■ DIRECTIONS: Each line that has the string "store" must be copied from the records below.

Data items
-*-

@@ -411,9 +473,9 @@
         const bool flag = !(m > Dd) | !(fabsf(t) < 1.0e9f);
         scr_mask |= flag ? (1u << (16 * s + r)) : 0u;
         if (DBG && ((valid >> (16 * s + r)) & 1u)) {
-          const size_t o = static_cast<size_t>(f0 + row) * p.H + (n0 + wn * 64 + s * 32 + l32);
-          p.dbg_t[o] = t;
-          p.dbg_dd[o] = Dd;
+          const size_t o = static_cast<size_t>(f0 + row) * kp->H + (n0 + wn * 64 + s * 32 + l32);
+          kp->dbg_t[o] = t;
+          kp->dbg_dd[o] = Dd;
         }
       }
     }
@@ -430,11 +492,11 @@
       const int v = __shfl_up(incl, off);
       if (lane >= off) incl += v;
     }
-    const int wave_total = __shfl(incl, 63);
+    const int wave_total = __builtin_amdgcn_readlane(incl, 63);
     if (wave_total) {
       uint32_t base = 0;
       if (lane == 63) base = atomicAdd(scr_n, static_cast<uint32_t>(wave_total));
-      base = __shfl(base, 63);
+      base = static_cast<uint32_t>(__builtin_amdgcn_readlane(static_cast<int>(base), 63));
       uint32_t at = base + static_cast<uint32_t>(incl - mine);
       uint32_t m = scr_mask;
       while (m) {
@@ -451,8 +513,8 @@
   for (int q = 0; q < kSTF * (kSTN / 16) / Cfg::THREADS; ++q) {
     const int item = tid + q * Cfg::THREADS, row = item / (kSTN / 16), c16 = (item % (kSTN / 16)) * 16;
     const int f = f0 + row;
-    if (f < p.n_rows && n0 + c16 < p.H)
-      *reinterpret_cast<uint4 *>(p.act_out + static_cast<size_t>(f) * p.act_ld + n0 + c16) = *reinterpret_cast<const uint4 *>(tile + row * kSTS + c16);
+    if (f < kp->n_rows && n0 + c16 < kp->H)
+      *reinterpret_cast<uint4 *>(kp->act_out + static_cast<size_t>(f) * kp->act_ld + n0 + c16) = *reinterpret_cast<const uint4 *>(tile + row * kSTS + c16);
   }
   __syncthreads();
   {
@@ -461,36 +523,52 @@
     if (tid == 0) {
       uint32_t gb = 0xffffffffu, fill_from = 0xffffffffu;
       if (cnt != 0 && cnt <= static_cast<uint32_t>(kL0ScreenCap)) {
-        gb = atomicAdd(p.glist_count, cnt);
-        if (gb + cnt > static_cast<uint32_t>(p.glist_cap)) {
+        gb = atomicAdd(kp->glist_count, cnt);
+        if (gb + cnt > static_cast<uint32_t>(kp->glist_cap)) {
           fill_from = gb;
           gb = 0xffffffffu;
         }
       }
       if (cnt != 0 && gb == 0xffffffffu) {
-        p.scr_count[by * (p.h_ld / 128) + (n0 >> 7)] = cnt;
-        atomicAdd(p.glist_count + 1, 1u);
+        kp->scr_count[by * (kp->h_ld / 128) + (n0 >> 7)] = cnt;
+        atomicAdd(kp->glist_count + 1, 1u);
       }
       *gbase_s = gb;
       gbase_s[1] = fill_from;
     }
     __syncthreads();
     const uint32_t gb = *gbase_s, fill_from = gbase_s[1];
-    if (fill_from < static_cast<uint32_t>(p.glist_cap))
-      for (uint32_t i = fill_from + tid; i < static_cast<uint32_t>(p.glist_cap); i += Cfg::THREADS) p.glist[i] = make_uint2(0xffffffffu, 0xffffffffu);
+    if (fill_from < static_cast<uint32_t>(kp->glist_cap))
+      for (uint32_t i = fill_from + tid; i < static_cast<uint32_t>(kp->glist_cap); i += Cfg::THREADS) kp->glist[i] = make_uint2(0xffffffffu, 0xffffffffu);
     if (gb != 0xffffffffu)
       for (uint32_t i = tid; i < cnt; i += Cfg::THREADS) {
         const uint32_t e = scr_l[i];
-        p.glist[gb + i] = make_uint2(static_cast<uint32_t>(f0) + e / kSTN, static_cast<uint32_t>(n0) + e % kSTN);
-      }
+        kp->glist[gb + i] = make_uint2(static_cast<uint32_t>(f0) + e / kSTN, static_cast<uint32_t>(n0) + e % kSTN);
+      }
+  }
   }
 #ifdef FDNN_L0S_CLK
   L0S_TS(5);
-  if (p.scr_stats && lane == 0 && wave == 0 && (blockIdx.x == 0 || blockIdx.x == gridDim.x / 2 + 3)) {
-    unsigned long long *o = p.scr_stats + 4 + (blockIdx.x == 0 ? 0 : 12);
-    for (int i = 0; i < 6; ++i) o[i] = static_cast<unsigned long long>(tc[i] - tc[0]);
-  }
+  if (kp->scr_stats && lane == 0 && wave == 0 && (wg == 0 || wg == grid / 2 + 3)) {
+    unsigned long long *o = kp->scr_stats + 4 + (wg == 0 ? 0 : 12);
+    for (int k = 0; k < 3; ++k) {
+      if (t != (k == 0 ? 0 : k == 1 ? clk_tiles / 2 : clk_tiles - 1)) continue;
+      o[4 * k] = static_cast<unsigned long long>(tc[1] - tc_prev_end);
+      o[4 * k + 1] = static_cast<unsigned long long>(tc[2] - tc[1]);
+      o[4 * k + 2] = static_cast<unsigned long long>(tc[5] - tc[2]);
+      o[4 * k + 3] = static_cast<unsigned long long>(tc[4] - tc[2]);
+    }
+  }
+  tc_prev_end = tc[5];
 #endif
+  if (!has_next) break;
+  if (!Cfg::AHEAD) {
+    __syncthreads();
+    stage_next();
+  }
+  bx = nbx;
+  by = nby;
+  }
 #endif
 }
 
@@ -558,6 +636,9 @@
     (*stat)[static_cast<size_t>(2) * h_ld + n] = degenerate ? std::numeric_limits<float>::infinity() : up(256.0 * b_n);
   }
 }
+
+static std::atomic<int> g_split_grid_cap{0};
+void l0_split_set_grid_cap(int wgs) { g_split_grid_cap.store(wgs > 0 ? wgs : 0, std::memory_order_relaxed); }
 
 void launch_l0_split(const L0Params &p, hipStream_t s) {
   const int KC = l0_split_chunks(p.D), J = p.D / 4, JP = l0_split_chain_pad(p.D);
@@ -581,17 +662,28 @@
   const int dig_rows = frame_tiles * kSTF;
   note_launch(kLn_l0_digits);
   hipLaunchKernelGGL(l0_digits_kernel, dim3(dig_rows / kDigFrames), dim3(256), dig_lds, s, p, KC, J, JP);
+  static std::atomic<int> cu_of_dev[64];
+  int n_cu = cu_of_dev[dev & 63].load(std::memory_order_relaxed);
+  if (n_cu == 0) {
+    if (hipDeviceGetAttribute(&n_cu, hipDeviceAttributeMultiprocessorCount, dev) != hipSuccess || n_cu <= 0) n_cu = 256;
+    cu_of_dev[dev & 63].store(n_cu, std::memory_order_relaxed);
+  }
+  const int cap = g_split_grid_cap.load(std::memory_order_relaxed);
+  auto grid_of = [&](int wn) {
+    const int g = l0_sched_grid(p.h_ld / (64 * wn), frame_tiles, n_cu * (3 - wn));
+    return dim3(static_cast<unsigned>(cap > 0 ? std::min(g, (cap + 7) / 8 * 8) : g));
+  };
   if (p.dbg_t != nullptr && p.dbg_dd != nullptr) {
     (void)hipFuncSetAttribute(reinterpret_cast<const void *>(l0_split_kernel<2, true>), hipFuncAttributeMaxDynamicSharedMemorySize, SplitCfg<2>::LDS);
     note_launch(kLn_l0_split_n128_probe);
-    hipLaunchKernelGGL((l0_split_kernel<2, true>), dim3(static_cast<unsigned>(p.h_ld / 128) * ((frame_tiles + 7) / 8) * 8), dim3(512), SplitCfg<2>::LDS, s, p, KC, JP / 32);
+    hipLaunchKernelGGL((l0_split_kernel<2, true>), grid_of(2), dim3(512), SplitCfg<2>::LDS, s, p, KC, JP / 32);
     return;
   }
   note_launch(wn_cfg == 2 ? kLn_l0_split_n128 : kLn_l0_split_n64);
   if (wn_cfg == 2)
-    hipLaunchKernelGGL(l0_split_kernel<2>, dim3(static_cast<unsigned>(p.h_ld / 128) * ((frame_tiles + 7) / 8) * 8), dim3(512), SplitCfg<2>::LDS, s, p, KC, JP / 32);
+    hipLaunchKernelGGL(l0_split_kernel<2>, grid_of(2), dim3(512), SplitCfg<2>::LDS, s, p, KC, JP / 32);
   else
-    hipLaunchKernelGGL(l0_split_kernel<1>, dim3(static_cast<unsigned>(p.h_ld / 64) * ((frame_tiles + 7) / 8) * 8), dim3(256), SplitCfg<1>::LDS, s, p, KC, JP / 32);
+    hipLaunchKernelGGL(l0_split_kernel<1>, grid_of(1), dim3(256), SplitCfg<1>::LDS, s, p, KC, JP / 32);
 }
 
 }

-*-

■ YOUR SOLUTION:
+void l0_split_set_grid_cap(int wgs) { g_split_grid_cap.store(wgs > 0 ? wgs : 0, std::memory_order_relaxed); }
+    cu_of_dev[dev & 63].store(n_cu, std::memory_order_relaxed);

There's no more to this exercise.